Corporate & Individual Wellness Programs... The time is now!!!
by: Zenergy Health Solutions

The US Government released a report on the health of Americans, entitled appropriately Health, United States, 2009. The report is full of both good news and bad. The good news is that the life expectancy of Americans has reached an all-time high. However the bad news is that, during the last five years, the number of Americans diagnosed with diabetes increased by 27%. In addition to statistics concerning Life and Death, the report also includes Preventive Care (for example, vaccinations and pap smears), Behavior and Risk Factors (such as obesity and smoking) and Access to Health Care (visits to a doctor or clinic)

Throughout the United States and the world trillions of dollars are spent each year on healing diseases or malfunctions in the human body. Seventy five per-cent of these diseases are present based on lifestyle choices.

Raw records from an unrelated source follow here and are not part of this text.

# foundation-model-stack/fms-fsdp

Measured on AMD Instinct MI355X. Metric: tokens/sec (aggregate), higher is better.
Workload: dtype bf16; 1 GPU; model=llama2_7b, global_batch=2, seq_len=4096, parallelism=hsdp1

## Files before the change

fms_fsdp_amd/models/llama.py:

```python

import math
import os
from dataclasses import dataclass


import torch
import torch.nn as nn

from fms_fsdp_amd import ops


@dataclass
class LlamaConfig:
    src_vocab_size: int = 32000
    emb_dim: int = 4096
    nheads: int = 32
    kvheads: int = 0
    nlayers: int = 32
    hidden_grow_factor: float = 8 / 3
    multiple_of: int = 256
    max_expected_seq_len: int = 4096
    rope_theta: float = 10000.0
    norm_eps: float = 1e-6

# ... 101 lines not shown
        v = v.view(b, s, self.kvheads, self.head_dim)
        q, k = ops.rope_apply(q, k, cos, sin)
        if cache is not None:
            import torch.nn.functional as F
            if cache.get("k") is not None:
                k = torch.cat([cache["k"], k], dim=1)
                v = torch.cat([cache["v"], v], dim=1)
            cache["k"], cache["v"] = k, v
            o = F.scaled_dot_product_attention(
                q.transpose(1, 2), k.transpose(1, 2), v.transpose(1, 2),
                is_causal=(s == k.shape[1]),
                enable_gqa=(self.kvheads != self.nheads)).transpose(1, 2)
        else:
            o = ops.attention_causal(q, k, v, doc_mask=doc_mask)
        return self._project_out(o.reshape(b, s, -1), residual, b, s)

    def reset_parameters(self):
        for lin in (self.qkv, self.proj):
            nn.init.trunc_normal_(lin.weight, mean=0.0, std=0.02)


class SwiGLU(nn.Module):
    def __init__(self, cfg: LlamaConfig):
        super().__init__()
        self.hidden_dim = cfg.hidden_dim
        self.wg1 = nn.Linear(cfg.emb_dim, 2 * cfg.hidden_dim, bias=False)
        self.w2 = nn.Linear(cfg.hidden_dim, cfg.emb_dim, bias=False)
        self.wg1.weight._direct_wgrad = True
        self.w2.weight._direct_wgrad = True

    def forward(self, x, residual=None):
        if getattr(self, "_disable_fused_residual", False):
            gu = self.wg1(x)
            h = ops.swiglu(gu)
            out = self.w2(h)
            return out if residual is None else out + residual.view_as(out)
        gu = ops.linear_flat(x, self.wg1.weight)
        h = ops.swiglu(gu)
        return ops.linear_flat(h, self.w2.weight, residual)

    def reset_parameters(self):
        for lin in (self.wg1, self.w2):
            nn.init.trunc_normal_(lin.weight, mean=0.0, std=0.02)


class LlamaBlock(nn.Module):

    def __init__(self, cfg: LlamaConfig):
        super().__init__()
        self.attn_norm = RMSNorm(cfg.emb_dim, cfg.norm_eps)
        self.attn = Attention(cfg)
        self.mlp_norm = RMSNorm(cfg.emb_dim, cfg.norm_eps)
        self.mlp = SwiGLU(cfg)

    def forward(self, x, cos, sin, cache=None, doc_mask=None):
        if cache is None and getattr(self, "_ac_enabled", False) \
                and torch.is_grad_enabled():
            return torch.utils.checkpoint.checkpoint(
                self._forward_impl, x, cos, sin, None, doc_mask,
                use_reentrant=False)
        return self._forward_impl(x, cos, sin, cache, doc_mask)

    def _forward_impl(self, x, cos, sin, cache=None, doc_mask=None):
        h = self.attn(self.attn_norm(x), cos, sin, cache, residual=x,
                      doc_mask=doc_mask)
        return self.mlp(self.mlp_norm(h), residual=h)

    def reset_parameters(self):
        for m in (self.attn_norm, self.attn, self.mlp_norm, self.mlp):
            m.reset_parameters()


class Llama(nn.Module):
    def __init__(self, cfg: LlamaConfig):
        super().__init__()
        self.config = cfg
        self.embedding = nn.Embedding(cfg.src_vocab_size, cfg.emb_dim)
        self.rot_emb = RotaryEmbedding(cfg.head_dim, cfg.max_expected_seq_len, cfg.rope_theta)
        self.layers = nn.ModuleList([LlamaBlock(cfg) for _ in range(cfg.nlayers)])
        self.norm = RMSNorm(cfg.emb_dim, cfg.norm_eps)
        self.lm_head = nn.Linear(cfg.emb_dim, cfg.src_vocab_size, bias=False)
        self.doc_mask_token = None

    def forward(self, tokens, labels=None, include_embeds=False,
                doc_mask=None):
        b, s = tokens.shape
        if doc_mask is None and self.doc_mask_token is not None:
            doc_mask = ops.doc_mask_from_tokens(tokens, self.doc_mask_token)
        x = self.embedding(tokens)
        cos, sin = self.rot_emb.get(s, x.device)
        for layer in self.layers:
            x = layer(x, cos, sin, doc_mask=doc_mask)
        x = self.norm(x)
        if labels is not None:
            loss = ops.linear_cross_entropy(x, self.lm_head.weight, labels)
            return (loss, x) if include_embeds else loss
        logits = self.lm_head(x)
        return (logits, x) if include_embeds else logits

    @torch.no_grad()
    def generate(self, input_ids, max_new_tokens, temperature=1.0,
                 do_sample=True, include_embeds=False):
        b, s0 = input_ids.shape
        caches = [{} for _ in self.layers]
        tokens = input_ids
        embeds = []
        cur = input_ids
        pos = 0
        for step in range(max_new_tokens):
            x = self.embedding(cur)
            total = pos + cur.shape[1]
            cos, sin = self.rot_emb.get(total, x.device)
            cos_c, sin_c = cos[pos:total], sin[pos:total]
            for layer, cache in zip(self.layers, caches):
                x = layer(x, cos_c, sin_c, cache)
            x = self.norm(x)
            h_last = x[:, -1:]
            logits = self.lm_head(h_last)[:, -1]
            if do_sample:
                probs = torch.softmax(logits.float() / temperature, dim=-1)
                nxt = torch.multinomial(probs, 1)
            else:
                nxt = logits.argmax(-1, keepdim=True)
            embeds.append(h_last)
            tokens = torch.cat([tokens, nxt], dim=1)
            pos = total
            cur = nxt
        if include_embeds:
            return tokens, torch.cat(embeds, dim=1)
        return tokens

    def reset_root_parameters(self):
        nn.init.trunc_normal_(self.embedding.weight, mean=0.0, std=0.02)
# ... 11 lines not shown
```

fms_fsdp_amd/ops/__init__.py:

```python

import os
from typing import NamedTuple

import torch

from . import reference


_C = None
_C_err = None
try:
    from fms_fsdp_amd import _C
except ImportError as e:
    _C_err = e


def _require_ext(op):
    if _C is None:
        raise RuntimeError(
            f"fms_fsdp_amd._C HIP extension is required for {op} on GPU but "
            f"could not be imported ({_C_err}). Build it with "
            f"`python setup.py build_ext --inplace` (PYTORCH_ROCM_ARCH=gfx950)."
        )
    return _C


class _RMSNormFn(torch.autograd.Function):
    @staticmethod
    def forward(ctx, x, weight, eps):
        ext = _require_ext("rmsnorm")
        x2d = x.contiguous().view(-1, x.shape[-1])
        y, rinv = ext.rmsnorm_fwd(x2d, weight, eps)
        ctx.save_for_backward(x2d, weight, rinv)
        ctx.shape = x.shape
        return y.view(x.shape)

    @staticmethod
    def backward(ctx, dy):
        x2d, weight, rinv = ctx.saved_tensors
        dx, dw = _C.rmsnorm_bwd(dy.contiguous().view_as(x2d), x2d, weight,
                                rinv, None)
        return dx.view(ctx.shape), dw.to(weight.dtype), None


def rmsnorm(x, weight, eps=1e-6):
    if x.is_cuda and x.dtype != torch.float32:
        if x.dtype == torch.float16:
            return _RMSNormFn.apply(x.bfloat16(), weight.bfloat16(),
                                    eps).half()
        return _RMSNormFn.apply(x, weight, eps)
    return reference.rmsnorm(x, weight, eps)


class _AddRMSNormFn(torch.autograd.Function):

    @staticmethod
    def forward(ctx, x, res, weight, eps):
        ext = _require_ext("add_rmsnorm")
        x2d = x.contiguous().view(-1, x.shape[-1])
        r2d = res.contiguous().view_as(x2d)
        y, s, rinv = ext.add_rmsnorm_fwd(x2d, r2d, weight, eps)
        ctx.save_for_backward(s, weight, rinv)
        ctx.shape = x.shape
        return y.view(x.shape), s.view(x.shape)

    @staticmethod
    def backward(ctx, dy, ds):
        s, weight, rinv = ctx.saved_tensors
        dx, dw = _C.rmsnorm_bwd(dy.contiguous().view_as(s), s, weight, rinv,
                                ds.contiguous().view_as(s))
        dx = dx.view(ctx.shape)
        return dx, dx, dw.to(weight.dtype), None


def add_rmsnorm(x, res, weight, eps=1e-6):
    if x.is_cuda and x.dtype != torch.float32:
        if x.dtype == torch.float16:
            y, s = _AddRMSNormFn.apply(x.bfloat16(), res.bfloat16(),
                                       weight.bfloat16(), eps)
            return y.half(), s.half()
        return _AddRMSNormFn.apply(x, res, weight, eps)
    s = (x.float() + res.float()).to(x.dtype)
    return reference.rmsnorm(s, weight, eps), s


def _row_view_ok(t):
    return (t.dim() == 4 and t.stride(3) == 1 and t.stride(2) == t.shape[3]
            and t.stride(1) >= t.shape[2] * t.shape[3]
            and t.stride(0) == t.shape[1] * t.stride(1))


def _as_row_view(t):
    return t if _row_view_ok(t) else t.contiguous()


class _RoPEFn(torch.autograd.Function):
    @staticmethod
    def forward(ctx, q, k, cos, sin):
        ext = _require_ext("rope")
        cos = cos.float().contiguous()
        sin = sin.float().contiguous()
        qo, ko = ext.rope_fwd(_as_row_view(q), _as_row_view(k), cos, sin,
                              False)
        ctx.save_for_backward(cos, sin)
# ... 477 lines not shown
```

fms_fsdp_amd/ops/hip/attention.hip:

```cpp
#include <cstdlib>
#include <cstring>

#include "common.h"
#include "attn_sched.h"
#include "attn_ws.h"

typedef __attribute__((ext_vector_type(8))) __bf16 bf16x8v;
typedef __attribute__((ext_vector_type(16))) float f32x16;
typedef __attribute__((ext_vector_type(4))) float f32x4v;

union U8 {
  bf16x8v v;
  unsigned u[4];
  bf16x8 s;
};

__device__ __forceinline__ unsigned pack2(float lo, float hi) {
  return ((unsigned)(unsigned short)f2bf(hi) << 16) |
         (unsigned short)f2bf(lo);
}

__device__ __forceinline__ bf16x8v pack_pT_chunk(const float* p) {
  unsigned w01 = pack2(p[0], p[1]);
  unsigned w23 = pack2(p[2], p[3]);
// ... 288 lines not shown
    if (act1) {
      const unsigned pvbase = pvb[cur] + 1024;
      U2x64 fr[2][2];
      tr_issue4<0, 128, 512, 640>(pvbase, fr[0][0], fr[0][1]);
#pragma unroll
      for (int t = 0; t < NT; ++t) {
        const int pp = t & 1;
        if (t + 1 < NT) {
          if (t + 1 == 1)
            tr_issue4<4096, 4096 + 128, 4096 + 512, 4096 + 640>(
                pvbase, fr[1][0], fr[1][1]);
          else if (t + 1 == 2)
            tr_issue4<8192, 8192 + 128, 8192 + 512, 8192 + 640>(
                pvbase, fr[0][0], fr[0][1]);
          else
            tr_issue4<12288, 12288 + 128, 12288 + 512, 12288 + 640>(
                pvbase, fr[1][0], fr[1][1]);
          tr_wait<4>(fr[pp][0], fr[pp][1]);
        } else {
          tr_wait<0>(fr[pp][0], fr[pp][1]);
        }
        accO[t] = __builtin_amdgcn_mfma_f32_32x32x16_bf16(fr[pp][0].v, pb1_0,
                                                          accO[t], 0, 0, 0);
        accO[t] = __builtin_amdgcn_mfma_f32_32x32x16_bf16(fr[pp][1].v, pb1_1,
                                                          accO[t], 0, 0, 0);
      }
    }
    __syncthreads();
    cur ^= 1;
  }

  const float inv_l = 1.f / l_run;
  short* op = og + ((long long)b * S * H + (long long)h) * D +
              (long long)my_q * qrow_stride;
#pragma unroll
  for (int t = 0; t < NT; ++t) {
#pragma unroll
    for (int g = 0; g < 4; ++g) {
      const int dv0 = t * 32 + 8 * g + 4 * hb;
      bf16x4 w;
#pragma unroll
      for (int j = 0; j < 4; ++j)
        w.v[j] = f2bf(accO[t][g * 4 + j] * inv_l);
      *(bf16x4*)(op + dv0) = w;
    }
  }
  if (hb == 0)
    lseg[((long long)bh) * S + my_q] =
        (m_run + __log2f(l_run)) * 0.6931471805599453f;
}
#undef KLDS
#undef VLDS

__global__ void attn_bwd_delta_kernel(const short* __restrict__ dog,
                                      const short* __restrict__ og,
                                      float* __restrict__ delta,
                                      int D, int S, int H, long long rows) {
  const long long row = ((long long)blockIdx.x * blockDim.x + threadIdx.x) / 64;
  if (row >= rows) return;
  const int lane = threadIdx.x & 63;
  const short* dop = dog + row * D;
  const short* op = og + row * D;
  float acc = 0.f;
  for (int i = lane * 2; i < D; i += 128) {
    acc += bf2f(dop[i]) * bf2f(op[i]) + bf2f(dop[i + 1]) * bf2f(op[i + 1]);
  }
  acc = wave_reduce_sum(acc);
  if (lane == 0) {
    const long long b = row / ((long long)S * H);
    const int si = (int)((row / H) % S);
    const int hi = (int)(row % H);
    delta[(b * H + hi) * (long long)S + si] = acc;
  }
}

template <int D>
__global__ __launch_bounds__(256, 2) void attn_bwd_dq_kernel(
    const short* __restrict__ kg, const short* __restrict__ dsw,
    short* __restrict__ dqg, int B, int S, int H, int KVH, int sched,
    int ws_tiled) {
  constexpr int KVB = 32;
  constexpr int NT = D / 32;
  extern __shared__ __attribute__((aligned(16))) char smem[];
  constexpr int KIMGB = KVB * D * 2;
  constexpr int SIMGB = KVB * 128 * 2;
#define KIMG(buf) (smem + ((buf) ? KIMGB + SIMGB : 0))
#define SIMG(buf) (smem + KIMGB + ((buf) ? KIMGB + SIMGB : 0))

  const int lane = threadIdx.x & 63;
  const int wid = threadIdx.x >> 6;
  const int col = lane & 31;
  const int hb = lane >> 5;

  const AttnWork wk = attn_sched_map(blockIdx.x, S / 128, B * H, sched, false);
  const int bh = __builtin_amdgcn_readfirstlane(wk.bh);
  const int b = bh / H;
  const int h = bh % H;
  const int kvh = h / (H / KVH);
  const int q0 = __builtin_amdgcn_readfirstlane(wk.tile) * 128;
  const int qw = q0 + wid * 32;
  const int my_q = qw + col;

  const long long qrow_stride = (long long)H * D;
  const long long krow_stride = (long long)KVH * D;
  const short* kbase = kg + ((long long)b * S * KVH + (long long)kvh) * D;
  const short* dsbase = dsw + (long long)bh * S * S + q0;

  f32x16 accDQ[NT];
#pragma unroll
  for (int t = 0; t < NT; ++t) accDQ[t] = (f32x16)(0.f);

  const int ntiles = (q0 + 128 + KVB - 1) / KVB;
  const int t256 = threadIdx.x;
  const int skey = t256 & 31;
  const int sgrp = t256 >> 5;
  const int skd0 = sgrp * (D / 8);
  const short* kp_s = kbase + (long long)skey * krow_stride + skd0;
  const long long kstep = (long long)KVB * krow_stride;
  const short* sp_s =
      ws_tiled ? dsw + (long long)bh * S * S +
                     (long long)(q0 / 32 + (sgrp >> 1)) * 1024 +
// ... 855 lines not shown
  attn_bwd_dkv_keylane_kernel<D, OUT, false, true>                            \
      <<<grid, 256, lds_dkv, stream>>>(                                       \
          (const short*)do_, (const short*)q, (const short*)k,                \
          (const short*)v, lse, delta_ws, dk, dv, (short*)nullptr, B, S, H,   \
          KVH, scale, vstride, dvstride, sched, 0, doc_end)
  if (out_bf16)
    DKV_DOC_LAUNCH(true);
  else
    DKV_DOC_LAUNCH(false);
#undef DKV_DOC_LAUNCH
  const int lds_dq = 2 * (32 * D * 2 + 32 * D * 2);
  attn_bwd_dq_recompute_kernel<D, true><<<grid, 256, lds_dq, stream>>>(
      (const short*)do_, (const short*)q, (const short*)k, (const short*)v,
      lse, delta_ws, (short*)dq, B, S, H, KVH, scale, vstride, sched,
      doc_start);
}
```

The mental health of workers is an area of increasing concern to organizations. Depression is a major cause of disability, absenteeism, presenteeism, and productivity loss among working-age adults. The ability to identify major depression in the workplace is complicated by a number of issues such as employees’ concerns about confidentiality or the impact it may have on their job that cause some people to avoid screening.

Let’s face it, the world is moving at a more rapid pace than ever before. Technology is changing and becoming more sophisticated on a daily basis. We are inundated with messages from friends, family and the media regarding our health and well-being. The future of health care is uncertain. Will we or won’t we be able to access your doctor or favorite medical clinics? If we are able to, will we be able to afford it? Or will your doctor even be available to see you?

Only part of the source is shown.